Meta staff protest mandatory mouse-tracking software used to train AI

TL;DR:

  • Meta employees are circulating internal flyers and a petition protesting mandatory software that tracks their mouse movements and keystrokes to train Meta’s AI tools.
  • The software, called the Model Capability Initiative, was installed on staff computers last month and coincides with Meta cutting 10% of its workforce “to offset” record AI infrastructure spending.
  • The tracking is currently US-only, but UK Meta staff are calling for labour organisation under United Tech and Allied Workers (UTAW), a branch of the Communication Workers Union.

A protest is taking shape inside Meta over software the company has installed to capture how employees actually work — and use that data to train the AI systems being positioned as their replacements. Internal flyers distributed in toilet stalls, meeting rooms and atop vending machines ask staff: “Don’t want to work at the Employee Data Extraction Factory?” The petition, first reported by Reuters and Wired, calls out the practice of “nonconsensually extracting their data for the purposes of AI training.”

The software, and the timing

The tracking software, called the Model Capability Initiative, was installed on staff computers last month. When certain applications are in use, it captures “real examples” of how people use their computers — “mouse movements, clicking buttons, and navigating dropdown menus” — feeding the resulting data into Meta’s AI training pipelines. The premise is that high-fidelity capture of expert human computer behaviour is a useful training signal for autonomous agents.

The timing is what has galvanised internal opposition. The mandatory installation coincided with Meta announcing it would cut 10% of its workforce, a move the company said was in part to “offset” its record AI infrastructure spending. The collision of those two facts — forced AI training on the work of people whose jobs are being cut to fund the AI build-out — is the petition’s emotional core. One Meta engineer, in a post seen by nearly 20,000 colleagues this week, wrote: “Selfishly, I don’t want my screen scraped because it feels like an invasion of my privacy. But zooming out, I don’t want to live in a world where humans — employees or otherwise — are exploited for their training data.”

The UK organising response

US employers have broad legal discretion to monitor employees, but have historically relied on volunteers or paid recruits to collect AI training data — making mandatory tracking a notable escalation. The tracking is US-only for now. But Meta staff in the UK are calling for labour organisation under United Tech and Allied Workers (UTAW), a branch of the Communication Workers Union, which has confirmed the organising drive.

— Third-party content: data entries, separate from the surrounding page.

+    if constexpr (IN == 2) {
+      const float* in_n = a.in + (size_t)n_ * a.H * a.W * a.Cin;
+      const int iy = oy_ * S - a.pad_top + (ipos[i] >> 8), ix = ox_ * S - a.pad_left + (ipos[i] & 0xFF);
+      bool inside = (unsigned)iy < (unsigned)a.H && (unsigned)ix < (unsigned)a.W;
+      if (RW_PPI * (i + 1) > NPX) inside = inside && (lane >> 1) + RW_PPI * i < NPX;
+      const void* src = at_off(reinterpret_cast<const char*>(in_n), (pix_off(iy, ix, a.W, a.Cin) << 2) + dma_src + (unsigned)(c * 128));
+      src = inside ? src : reinterpret_cast<const void*>(rw_zero16);
+      uint4* dst = s_buf + bsel * BUF + (wave_u * NPXP + RW_PPI * i) * 2;
+      __builtin_amdgcn_global_load_lds(reinterpret_cast<const __attribute__((address_space(1))) void*>(reinterpret_cast<size_t>(src)),
+                                       reinterpret_cast<__attribute__((address_space(3))) void*>((unsigned)reinterpret_cast<size_t>(dst)), 16, 0, 0);
+    }
+  };
+  auto dma_wait = [&]() __attribute__((always_inline)) {
+    if constexpr (IN == 2) asm volatile("s_waitcnt vmcnt(0)" ::: "memory");
+  };
   unsigned hmax = 0u;
+  float vmaxf = 0.0f;
   auto pk_max_u16 = [](unsigned x, unsigned y) __attribute__((always_inline)) {
     unsigned r;
     asm("v_pk_max_u16 %0, %1, %2" : "=v"(r) : "v"(x), "v"(y));
     return r;
   };
   auto activate_item = [&](const int i, const int c, const int oy_, const int ox_) __attribute__((always_inline)) {
+    if constexpr (IN) return;
     float v[4];
 #pragma unroll
     for (int j = 0; j < 4; ++j) v[j] = __fmaf_rn(__uint_as_float(pre_p[i][j]), psc[c][j], psh[c][j]);
@@ -186,6 +221,10 @@
     for (int j = 0; j < 4; ++j) pre_p[i][j] = __float_as_uint(inside ? v[j] : 0.0f);
   };
   auto store_item = [&](const int i, const int bsel) __attribute__((always_inline)) {
+    if constexpr (IN) {
+      *reinterpret_cast<u32x4*>(reinterpret_cast<unsigned char*>(s_buf) + st_base + (bsel * BUF * 16 + i * (RW_PPI * 32))) = pre_p[i];
+      return;
+    }
     unsigned h0, h1, l0, l1;
     split_h(__uint_as_float(pre_p[i][0]), __uint_as_float(pre_p[i][1]), h0, l0);
     split_h(__uint_as_float(pre_p[i][2]), __uint_as_float(pre_p[i][3]), h1, l1);
@@ -273,13 +312,21 @@
     constexpr bool LAST = decltype(lastc)::value;
     compute(cc, bc, [&](auto sc) __attribute__((always_inline)) {
       constexpr int s = decltype(sc)::value;
-      constexpr int jlo = (s * 3 * NP + STEPS - 1) / STEPS, jhi = ((s + 1) * 3 * NP + STEPS - 1) / STEPS;
-      static_for<jlo, (jhi < 3 * NP ? jhi : 3 * NP)>([&](auto jc) __attribute__((always_inline)) {
-        constexpr int j = decltype(jc)::value, i = j / 3, k = j % 3;
-        if constexpr (k == 0) activate_item(i, CC, oyc, oxc);
-        if constexpr (k == 1) store_item(i, B ^ 1);
-        if constexpr (k == 2) issue_item(i, CI, ni, oyi, oxi);
-      });
+      if constexpr (IN == 2) {
+        constexpr int DS = STEPS / 2;
+        constexpr int jlo = (s * NP + DS - 1) / DS, jhi = ((s + 1) * NP + DS - 1) / DS;
+        static_for<(jlo < NP ? jlo : NP), (jhi < NP ? jhi : NP)>([&](auto jc) __attribute__((always_inline)) {
+          dma_item(decltype(jc)::value, CC, B ^ 1, LAST ? ni : n0, oyc, oxc);
+        });
+      } else {
+        constexpr int jlo = (s * 3 * NP + STEPS - 1) / STEPS, jhi = ((s + 1) * 3 * NP + STEPS - 1) / STEPS;
+        static_for<jlo, (jhi < 3 * NP ? jhi : 3 * NP)>([&](auto jc) __attribute__((always_inline)) {
+          constexpr int j = decltype(jc)::value, i = j / 3, k = j % 3;
+          if constexpr (k == 0) activate_item(i, CC, oyc, oxc);
+          if constexpr (k == 1) store_item(i, B ^ 1);
+          if constexpr (k == 2) issue_item(i, CI, ni, oyi, oxi);
+        });
+      }
       if constexpr (SC && !LAST) {
         constexpr int klo = (s * SC_ITEMS + STEPS - 1) / STEPS, khi = ((s + 1) * SC_ITEMS + STEPS - 1) / STEPS;
         static_for<klo, (khi < SC_ITEMS ? khi : SC_ITEMS)>([&](auto kc) __attribute__((always_inline)) { store_sc(decltype(kc)::value); });
@@ -327,7 +374,8 @@
     const f32x4 os = *reinterpret_cast<const f32x4*>(s_par + ct * 16 + 4 * q);
     const f32x4 ob = *reinterpret_cast<const f32x4*>(s_par + RW_WC + ct * 16 + 4 * q);
     const bool xok = ox_ + i16 < a.Wo;
-    const unsigned off0 = (pix_off(min(oy_, a.Ho - 1), ox, a.Wo, a.Cout) + (unsigned)ch_l) << 2;
+    const unsigned off0 = ((pix_off(min(oy_, a.Ho - 1), ox, a.Wo, a.Cout) + (unsigned)ch_l) << 2) +
+                          (OUT && a.out_planes ? (unsigned)((2 * (q & 1) + (q >> 1) - q) * 16) : 0u);
     const unsigned row_bytes = (unsigned)(a.Wo * a.Cout) << 2;
     const bool whole = oy_ + ROWS <= a.Ho;
     auto row = [&](const int o, const bool ok, const unsigned off) __attribute__((always_inline)) {
@@ -339,7 +387,20 @@
         asm volatile("");
         v.x = relu_bits(v.x); v.y = relu_bits(v.y); v.z = relu_bits(v.z); v.w = relu_bits(v.w);
       }
-      if (ok) *reinterpret_cast<f32x4*>(at_off(out_n, off)) = v;
+      if (OUT && a.out_planes) {
+        unsigned h0, h1, l0, l1;
+        split_h(v.x, v.y, h0, l0);
+        split_h(v.z, v.w, h1, l1);
+        const bool odd = (q & 1) != 0;
+        const unsigned r0 = (unsigned)__shfl_xor((int)(odd ? h0 : l0), 16), r1 = (unsigned)__shfl_xor((int)(odd ? h1 : l1), 16);
+        if (ok) {
+          if constexpr (S == 3) vmaxf = fmaxf(fmaxf(fmaxf(v.x, v.y), fmaxf(v.z, v.w)), vmaxf);
+          else hmax = pk_max_u16(pk_max_u16(hmax, h0), h1);
+          *reinterpret_cast<u32x4*>(at_off(out_n, off)) = odd ? u32x4{r0, r1, l0, l1} : u32x4{h0, h1, r0, r1};
+        }
+      } else if (ok) {
+        *reinterpret_cast<f32x4*>(at_off(out_n, off)) = v;
+      }
     };
     if (whole) {
 #pragma unroll
@@ -351,25 +412,33 @@
   };
 
 #pragma unroll
-  for (int i = 0; i < NP; ++i) issue_item(i, 0, n0, oy0, ox0);
+  for (int i = 0; i < NP; ++i) {
+    if constexpr (IN == 2) dma_item(i, 0, 0, n0, oy0, ox0);
+    else issue_item(i, 0, n0, oy0, ox0);
+  }
+  dma_wait();
   __syncthreads();
 #pragma unroll
   for (int c = 0; c < NCH; ++c) {
     psc[c] = *reinterpret_cast<const f32x4*>(s_bn + c * 32 + 4 * q8);
     psh[c] = *reinterpret_cast<const f32x4*>(s_bn + CING + c * 32 + 4 * q8);
   }
-#pragma unroll
-  for (int i = 0; i < NP; ++i) {
-    activate_item(i, 0, oy0, ox0);
-    store_item(i, 0);
+  if constexpr (IN != 2) {
+#pragma unroll
+    for (int i = 0; i < NP; ++i) {
+      activate_item(i, 0, oy0, ox0);
+      store_item(i, 0);
+    }
   }
   using I0 = std::integral_constant<int, 0>;
   using I1 = std::integral_constant<int, 1>;
   using Yes = std::integral_constant<bool, true>;
   using No = std::integral_constant<bool, false>;
   if constexpr (NCH == 2) {
-#pragma unroll
-    for (int i = 0; i < NP; ++i) issue_item(i, 1, n0, oy0, ox0);
+    if constexpr (IN != 2) {
+#pragma unroll
+      for (int i = 0; i < NP; ++i) issue_item(i, 1, n0, oy0, ox0);
+    }
     if constexpr (SC) {
 #pragma unroll
       for (int i = 0; i < SC_ITEMS; ++i) issue_sc(i, n0, oy0, ox0);
@@ -378,8 +447,14 @@
     for (;;) {
       n1 = n0; oy1 = oy0; ox1 = ox0;
       const bool more = advance(n1, oy1, ox1);
+      dma_wait();
       __syncthreads();
+      if constexpr (IN == 2 && SC) {
+#pragma unroll
+        for (int i = 0; i < SC_ITEMS; ++i) asm volatile("" : "+v"(pre_s[i]));
+      }
       unit(I0{}, I0{}, I1{}, I0{}, No{}, oy0, ox0, n1, oy1, ox1);
+      dma_wait();
       __syncthreads();
       unit(I1{}, I1{}, I0{}, I1{}, Yes{}, oy1, ox1, n1, oy1, ox1);
       finish(n0, oy0, ox0);
@@ -412,6 +487,8 @@
       init_acc();
     }
   }
+  dma_wait();
+  if (S == 3 && vmaxf > 65504.0f) atomicOr(a.ovf, 1);
   if ((hmax & 0x7FFFu) >= 0x7C00u || ((hmax >> 16) & 0x7FFFu) >= 0x7C00u) atomicOr(a.ovf, 1);
 }
 
@@ -459,7 +536,11 @@
 bool conv_rw_layer(const ConvArgs& a) { return conv_rw_kind(a) == 1; }
 
 namespace {
-template <int S, int NCH, int ROWS, bool BN, bool RES, bool SC = false>
+#ifndef CPX_RW_IN_FORM
+#define CPX_RW_IN_FORM 2
+#endif
+constexpr int RW_IN_FORM = CPX_RW_IN_FORM;
+template <int S, int NCH, int ROWS, bool BN, bool RES, bool SC = false, int IN = 0>
 int launch_rw_t(const ConvArgs& a, const uint4* wimg, hipStream_t s) {
   using G = RwGeo<S, NCH, ROWS>;
   constexpr size_t LDS = G::LDS + (SC ? SC_LDS : 0);
@@ -467,23 +548,26 @@
   RwTiles td{};
   if (const int rc = fill_tiles(td, (a.Wo + RW_TW - 1) / RW_TW, (a.Ho + ROWS - 1) / ROWS, a.N, TILES_PERSISTENT)) return rc;
   static bool lds_ready[64];
-  if (!cpx_dyn_lds_ready(reinterpret_cast<const void*>(conv_rw_kernel<S, NCH, ROWS, BN, RES, SC>), lds_ready, 160 * 1024 - 1024)) return -1;
+  if (!cpx_dyn_lds_ready(reinterpret_cast<const void*>(conv_rw_kernel<S, NCH, ROWS, BN, RES, SC, IN>), lds_ready, 160 * 1024 - 1024)) return -1;
   const int cus = cpx_device_cus();
   if (cus == 0) return -1;
   const int ny = a.groups * ((a.Cout / a.groups) / RW_WC);
   const int gx = persistent_grid_x(cus, ny, td.total);
-  hipLaunchKernelGGL((conv_rw_kernel<S, NCH, ROWS, BN, RES, SC>), dim3((unsigned)gx, (unsigned)ny), dim3(RW_CT), LDS, s, a, wimg, td);
+  hipLaunchKernelGGL((conv_rw_kernel<S, NCH, ROWS, BN, RES, SC, IN>), dim3((unsigned)gx, (unsigned)ny), dim3(RW_CT), LDS, s, a, wimg, td);
   return 0;
 }
 }
 
 int launch_conv_rw(const ConvArgs& a, const void* wimg, hipStream_t s) {
   const int kind = conv_rw_kind(a);
-  if (!kind || !a.half || a.planes != 2 || a.ovf == nullptr || a.in_planes || a.out_planes) return -2;
+  if (!kind || !a.half || a.planes != 2 || a.ovf == nullptr || a.in_planes == PLANES_QUAD || a.out_planes == PLANES_QUAD) return -2;
   if ((long long)a.H * a.W >= (1 << 24) || (long long)a.Ho * a.Wo >= (1 << 24)) return -3;
   if (a.sc_in && ((a.sc_cin / a.groups) & 3)) return -2;
   const uint4* wi = reinterpret_cast<const uint4*>(wimg);
   const bool bn = a.in_scale != nullptr, res = a.residual != nullptr;
+  const bool pin = a.in_planes != 0, pout = a.out_planes != 0;
+  if (pout && (!a.relu || res || a.sc_in || pin)) return -2;
+  if (pin && (kind != 1 || bn || !(res || (a.sc_in && a.sc_planes)))) return -2;
   if (kind == 1) {
     if (a.pad_top != 1 || a.pad_left != 1 || a.H != a.Ho || a.W != a.Wo) return -2;
     if (a.sc_in && a.sc_planes) {
@@ -491,8 +575,9 @@
           (a.sc_H - 1) / a.sc_stride + 1 != a.Ho || (a.sc_W - 1) / a.sc_stride + 1 != a.Wo)
         return -2;
       if ((long long)a.sc_H * a.sc_W >= (1 << 24) || (long long)a.sc_H * a.sc_W * a.sc_cin >= (1ll << 30)) return -3;
-      return launch_rw_t<1, 2, 16, false, false, true>(a, wi, s);
-    }
+      return pin ? launch_rw_t<1, 2, 16, false, false, true, RW_IN_FORM>(a, wi, s) : launch_rw_t<1, 2, 16, false, false, true>(a, wi, s);
+    }
+    if (pin) return a.sc_in ? -2 : launch_rw_t<1, 2, 16, false, true, false, RW_IN_FORM>(a, wi, s);
     if (bn && res) return launch_rw_t<1, 2, 16, true, true>(a, wi, s);
     if (bn) return launch_rw_t<1, 2, 16, true, false>(a, wi, s);
     if (res) return launch_rw_t<1, 2, 16, false, true>(a, wi, s);
diff --git a/classifier-pipeline_amd/csrc/cpx_internal.h b/classifier-pipeline_amd/csrc/cpx_internal.h
--- a/classifier-pipeline_amd/csrc/cpx_internal.h
+++ b/classifier-pipeline_amd/csrc/cpx_internal.h
@@ -68,6 +68,7 @@
   std::map<int, StagedBackground> staged_bg;
   int cnn_math = CPX_CNN_MATH_FP16X2;
   bool fuse_shortcut = true;
+  int planes_handover = 1;
   bool shortcut_fp16 = true;
   DeviceBuffer bf3_scratch;
   DeviceBuffer cnn_arena;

UTAW organiser Eleanor Payne framed the UK push as a response to a triple-stress combination: “devastating job cuts, draconian surveillance, and the cruel reality of being forced to train the inefficient systems being positioned to replace them.” For UK readers, the unionisation angle is the operative story: collective bargaining is one of the few mechanisms with the legal weight to put boundaries on AI training data sourced from employee behaviour.

Looking forward

The Meta protest is an early instance of what is likely to become a broader pattern. As frontier AI labs and large enterprises pursue agentic AI that can drive computer interfaces, the most valuable training signal is real human computer use — and the most direct way to obtain it at scale is from current employees. Whether UK employment law, GDPR provisions on employee monitoring, or sectoral collective agreements provide adequate guardrails will be tested first by cases like UTAW’s organising drive. The bigger question for UK SMEs is whether their own internal AI deployments will face similar scrutiny — and whether they will have clearer answers than Meta has so far provided.